── MATERIAL PROVIDED ──

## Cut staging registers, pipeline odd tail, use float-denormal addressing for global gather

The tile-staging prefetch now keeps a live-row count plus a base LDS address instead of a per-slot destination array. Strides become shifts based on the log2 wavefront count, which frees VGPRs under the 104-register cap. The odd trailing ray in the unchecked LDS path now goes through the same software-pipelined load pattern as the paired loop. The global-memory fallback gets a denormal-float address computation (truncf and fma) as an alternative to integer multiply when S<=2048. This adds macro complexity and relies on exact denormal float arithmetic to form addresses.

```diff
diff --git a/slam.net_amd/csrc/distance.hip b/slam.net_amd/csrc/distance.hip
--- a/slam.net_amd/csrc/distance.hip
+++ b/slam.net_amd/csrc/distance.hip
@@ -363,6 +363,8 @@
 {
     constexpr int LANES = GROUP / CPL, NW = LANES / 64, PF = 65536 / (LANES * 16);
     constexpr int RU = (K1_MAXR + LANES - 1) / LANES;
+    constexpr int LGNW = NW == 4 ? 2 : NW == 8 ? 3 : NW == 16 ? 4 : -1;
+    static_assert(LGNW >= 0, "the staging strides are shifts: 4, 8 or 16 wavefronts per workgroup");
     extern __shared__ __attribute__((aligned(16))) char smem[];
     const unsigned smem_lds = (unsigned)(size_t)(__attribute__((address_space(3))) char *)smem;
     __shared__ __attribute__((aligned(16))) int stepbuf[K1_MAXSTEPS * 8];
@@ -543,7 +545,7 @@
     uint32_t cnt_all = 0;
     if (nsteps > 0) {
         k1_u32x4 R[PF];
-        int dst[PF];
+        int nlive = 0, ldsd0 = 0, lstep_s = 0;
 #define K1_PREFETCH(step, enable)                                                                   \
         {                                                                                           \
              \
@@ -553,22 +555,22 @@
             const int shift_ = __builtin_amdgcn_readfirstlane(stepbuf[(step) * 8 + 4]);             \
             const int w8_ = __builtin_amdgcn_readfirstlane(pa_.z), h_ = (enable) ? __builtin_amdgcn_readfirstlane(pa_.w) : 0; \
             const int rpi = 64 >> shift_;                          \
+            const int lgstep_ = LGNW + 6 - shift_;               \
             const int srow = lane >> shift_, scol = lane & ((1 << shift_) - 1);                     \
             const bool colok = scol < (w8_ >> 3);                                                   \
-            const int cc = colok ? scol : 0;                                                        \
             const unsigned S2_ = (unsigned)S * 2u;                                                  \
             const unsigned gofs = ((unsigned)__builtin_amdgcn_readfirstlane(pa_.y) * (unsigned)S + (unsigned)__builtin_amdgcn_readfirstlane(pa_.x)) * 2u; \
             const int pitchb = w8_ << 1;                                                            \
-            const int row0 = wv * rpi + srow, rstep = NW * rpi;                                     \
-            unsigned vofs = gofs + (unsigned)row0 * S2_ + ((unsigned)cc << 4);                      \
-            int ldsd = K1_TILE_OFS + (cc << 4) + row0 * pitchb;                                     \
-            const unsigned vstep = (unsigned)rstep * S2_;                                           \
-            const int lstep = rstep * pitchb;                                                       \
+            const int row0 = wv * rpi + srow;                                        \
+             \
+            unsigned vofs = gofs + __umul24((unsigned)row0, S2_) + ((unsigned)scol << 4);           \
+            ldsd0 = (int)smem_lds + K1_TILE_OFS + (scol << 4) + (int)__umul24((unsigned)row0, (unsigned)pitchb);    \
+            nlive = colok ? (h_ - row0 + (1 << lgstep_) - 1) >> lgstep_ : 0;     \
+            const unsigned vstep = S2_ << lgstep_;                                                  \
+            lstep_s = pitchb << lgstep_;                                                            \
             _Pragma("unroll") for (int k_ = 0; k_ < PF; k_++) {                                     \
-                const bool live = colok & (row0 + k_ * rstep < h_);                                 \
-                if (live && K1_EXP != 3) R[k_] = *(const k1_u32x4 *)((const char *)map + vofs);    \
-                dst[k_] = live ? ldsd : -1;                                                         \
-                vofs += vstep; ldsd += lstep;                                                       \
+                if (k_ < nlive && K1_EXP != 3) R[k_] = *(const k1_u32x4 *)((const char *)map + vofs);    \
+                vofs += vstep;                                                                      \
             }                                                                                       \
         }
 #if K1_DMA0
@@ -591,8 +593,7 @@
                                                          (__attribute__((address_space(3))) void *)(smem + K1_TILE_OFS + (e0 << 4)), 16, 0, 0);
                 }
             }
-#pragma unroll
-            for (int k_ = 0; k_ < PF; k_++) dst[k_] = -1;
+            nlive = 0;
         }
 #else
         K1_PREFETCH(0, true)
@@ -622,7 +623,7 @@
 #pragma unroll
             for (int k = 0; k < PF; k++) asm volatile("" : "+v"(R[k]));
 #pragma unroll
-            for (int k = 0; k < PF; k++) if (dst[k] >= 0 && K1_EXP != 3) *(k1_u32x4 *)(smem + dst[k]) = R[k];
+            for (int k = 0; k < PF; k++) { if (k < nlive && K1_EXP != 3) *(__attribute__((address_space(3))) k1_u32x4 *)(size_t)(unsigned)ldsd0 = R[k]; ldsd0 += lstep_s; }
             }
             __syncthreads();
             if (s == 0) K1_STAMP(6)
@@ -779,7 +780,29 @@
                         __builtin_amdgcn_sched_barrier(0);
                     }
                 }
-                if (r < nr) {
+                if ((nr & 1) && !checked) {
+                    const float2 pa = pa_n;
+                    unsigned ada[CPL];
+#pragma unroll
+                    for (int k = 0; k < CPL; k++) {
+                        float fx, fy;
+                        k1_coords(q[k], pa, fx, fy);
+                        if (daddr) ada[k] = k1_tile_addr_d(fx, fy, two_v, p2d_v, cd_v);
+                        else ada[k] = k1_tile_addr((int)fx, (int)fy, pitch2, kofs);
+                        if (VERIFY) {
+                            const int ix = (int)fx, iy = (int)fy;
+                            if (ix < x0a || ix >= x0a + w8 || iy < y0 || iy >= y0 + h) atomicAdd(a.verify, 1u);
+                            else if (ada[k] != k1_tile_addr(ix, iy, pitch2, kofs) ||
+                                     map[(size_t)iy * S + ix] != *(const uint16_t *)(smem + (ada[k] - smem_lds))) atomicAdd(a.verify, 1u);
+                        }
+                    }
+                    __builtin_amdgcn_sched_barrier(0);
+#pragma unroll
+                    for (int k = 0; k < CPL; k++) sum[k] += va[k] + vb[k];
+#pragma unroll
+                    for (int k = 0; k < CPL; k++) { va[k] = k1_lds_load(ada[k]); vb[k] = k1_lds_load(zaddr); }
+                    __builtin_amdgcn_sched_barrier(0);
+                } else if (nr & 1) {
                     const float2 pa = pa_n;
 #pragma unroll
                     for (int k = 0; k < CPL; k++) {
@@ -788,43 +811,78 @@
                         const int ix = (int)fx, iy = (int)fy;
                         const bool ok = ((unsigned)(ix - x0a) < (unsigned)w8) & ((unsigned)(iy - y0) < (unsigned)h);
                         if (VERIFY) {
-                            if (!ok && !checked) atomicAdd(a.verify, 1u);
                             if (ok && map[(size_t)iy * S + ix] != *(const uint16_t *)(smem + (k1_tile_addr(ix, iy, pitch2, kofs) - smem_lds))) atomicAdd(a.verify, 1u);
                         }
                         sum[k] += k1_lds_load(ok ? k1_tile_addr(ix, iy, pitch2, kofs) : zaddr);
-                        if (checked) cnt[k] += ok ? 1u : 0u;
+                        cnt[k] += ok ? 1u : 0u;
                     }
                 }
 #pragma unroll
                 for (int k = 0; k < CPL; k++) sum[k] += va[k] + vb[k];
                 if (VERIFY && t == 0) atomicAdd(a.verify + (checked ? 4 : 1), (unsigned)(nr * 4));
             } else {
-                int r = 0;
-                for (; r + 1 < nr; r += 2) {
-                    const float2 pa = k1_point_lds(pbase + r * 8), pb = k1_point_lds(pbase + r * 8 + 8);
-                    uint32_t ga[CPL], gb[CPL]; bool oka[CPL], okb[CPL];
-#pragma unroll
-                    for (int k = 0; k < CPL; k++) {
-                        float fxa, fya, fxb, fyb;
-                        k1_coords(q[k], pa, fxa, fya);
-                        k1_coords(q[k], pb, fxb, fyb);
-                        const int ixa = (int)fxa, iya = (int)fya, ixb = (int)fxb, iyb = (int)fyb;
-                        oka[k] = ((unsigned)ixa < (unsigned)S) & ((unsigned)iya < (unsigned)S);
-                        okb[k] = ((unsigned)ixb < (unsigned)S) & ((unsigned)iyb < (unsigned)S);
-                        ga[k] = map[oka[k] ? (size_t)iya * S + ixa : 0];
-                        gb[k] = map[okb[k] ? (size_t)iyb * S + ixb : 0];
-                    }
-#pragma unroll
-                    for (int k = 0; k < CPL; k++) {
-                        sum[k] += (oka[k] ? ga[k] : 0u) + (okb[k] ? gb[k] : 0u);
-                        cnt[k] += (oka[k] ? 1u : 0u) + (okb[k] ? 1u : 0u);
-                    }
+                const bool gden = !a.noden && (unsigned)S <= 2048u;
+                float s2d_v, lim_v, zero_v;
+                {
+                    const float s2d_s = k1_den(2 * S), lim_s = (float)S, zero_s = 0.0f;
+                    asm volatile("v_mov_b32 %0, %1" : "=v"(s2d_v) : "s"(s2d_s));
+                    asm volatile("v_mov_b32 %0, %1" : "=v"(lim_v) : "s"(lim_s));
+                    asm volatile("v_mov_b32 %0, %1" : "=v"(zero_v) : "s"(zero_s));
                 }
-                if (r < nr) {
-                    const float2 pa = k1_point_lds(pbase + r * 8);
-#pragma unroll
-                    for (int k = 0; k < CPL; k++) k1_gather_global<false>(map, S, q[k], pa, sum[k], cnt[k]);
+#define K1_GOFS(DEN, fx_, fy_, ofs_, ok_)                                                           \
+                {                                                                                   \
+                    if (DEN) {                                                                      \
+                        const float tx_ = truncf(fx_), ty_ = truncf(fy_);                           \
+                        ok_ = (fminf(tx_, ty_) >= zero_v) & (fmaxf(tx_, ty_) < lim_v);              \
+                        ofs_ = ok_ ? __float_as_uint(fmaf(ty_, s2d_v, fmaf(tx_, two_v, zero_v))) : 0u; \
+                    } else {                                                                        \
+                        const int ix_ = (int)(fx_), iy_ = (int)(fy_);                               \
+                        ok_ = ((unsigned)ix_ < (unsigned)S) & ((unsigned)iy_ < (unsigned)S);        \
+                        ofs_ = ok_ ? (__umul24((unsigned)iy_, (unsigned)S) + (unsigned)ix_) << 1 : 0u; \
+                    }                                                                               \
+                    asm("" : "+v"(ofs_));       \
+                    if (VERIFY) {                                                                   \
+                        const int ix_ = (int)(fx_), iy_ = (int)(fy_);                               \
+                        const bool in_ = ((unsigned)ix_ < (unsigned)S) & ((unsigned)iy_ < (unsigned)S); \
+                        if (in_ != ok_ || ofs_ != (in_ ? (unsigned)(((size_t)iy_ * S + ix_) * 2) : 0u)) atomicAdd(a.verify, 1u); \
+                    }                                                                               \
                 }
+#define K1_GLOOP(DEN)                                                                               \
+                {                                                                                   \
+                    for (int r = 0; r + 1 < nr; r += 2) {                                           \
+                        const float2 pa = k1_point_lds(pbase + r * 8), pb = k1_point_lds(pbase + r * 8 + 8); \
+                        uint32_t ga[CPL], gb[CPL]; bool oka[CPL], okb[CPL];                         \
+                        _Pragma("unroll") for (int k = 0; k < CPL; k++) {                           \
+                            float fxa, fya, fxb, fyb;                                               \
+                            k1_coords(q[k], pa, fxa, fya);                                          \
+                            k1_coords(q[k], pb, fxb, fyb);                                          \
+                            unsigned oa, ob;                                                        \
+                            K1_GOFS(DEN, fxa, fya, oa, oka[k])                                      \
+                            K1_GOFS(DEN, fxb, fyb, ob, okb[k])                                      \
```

───

__EXERCISE GOAL__:
Looking at the entries, work out how many lines include the word "constexpr" and give the number by itself.

__TASK ANSWER__:
3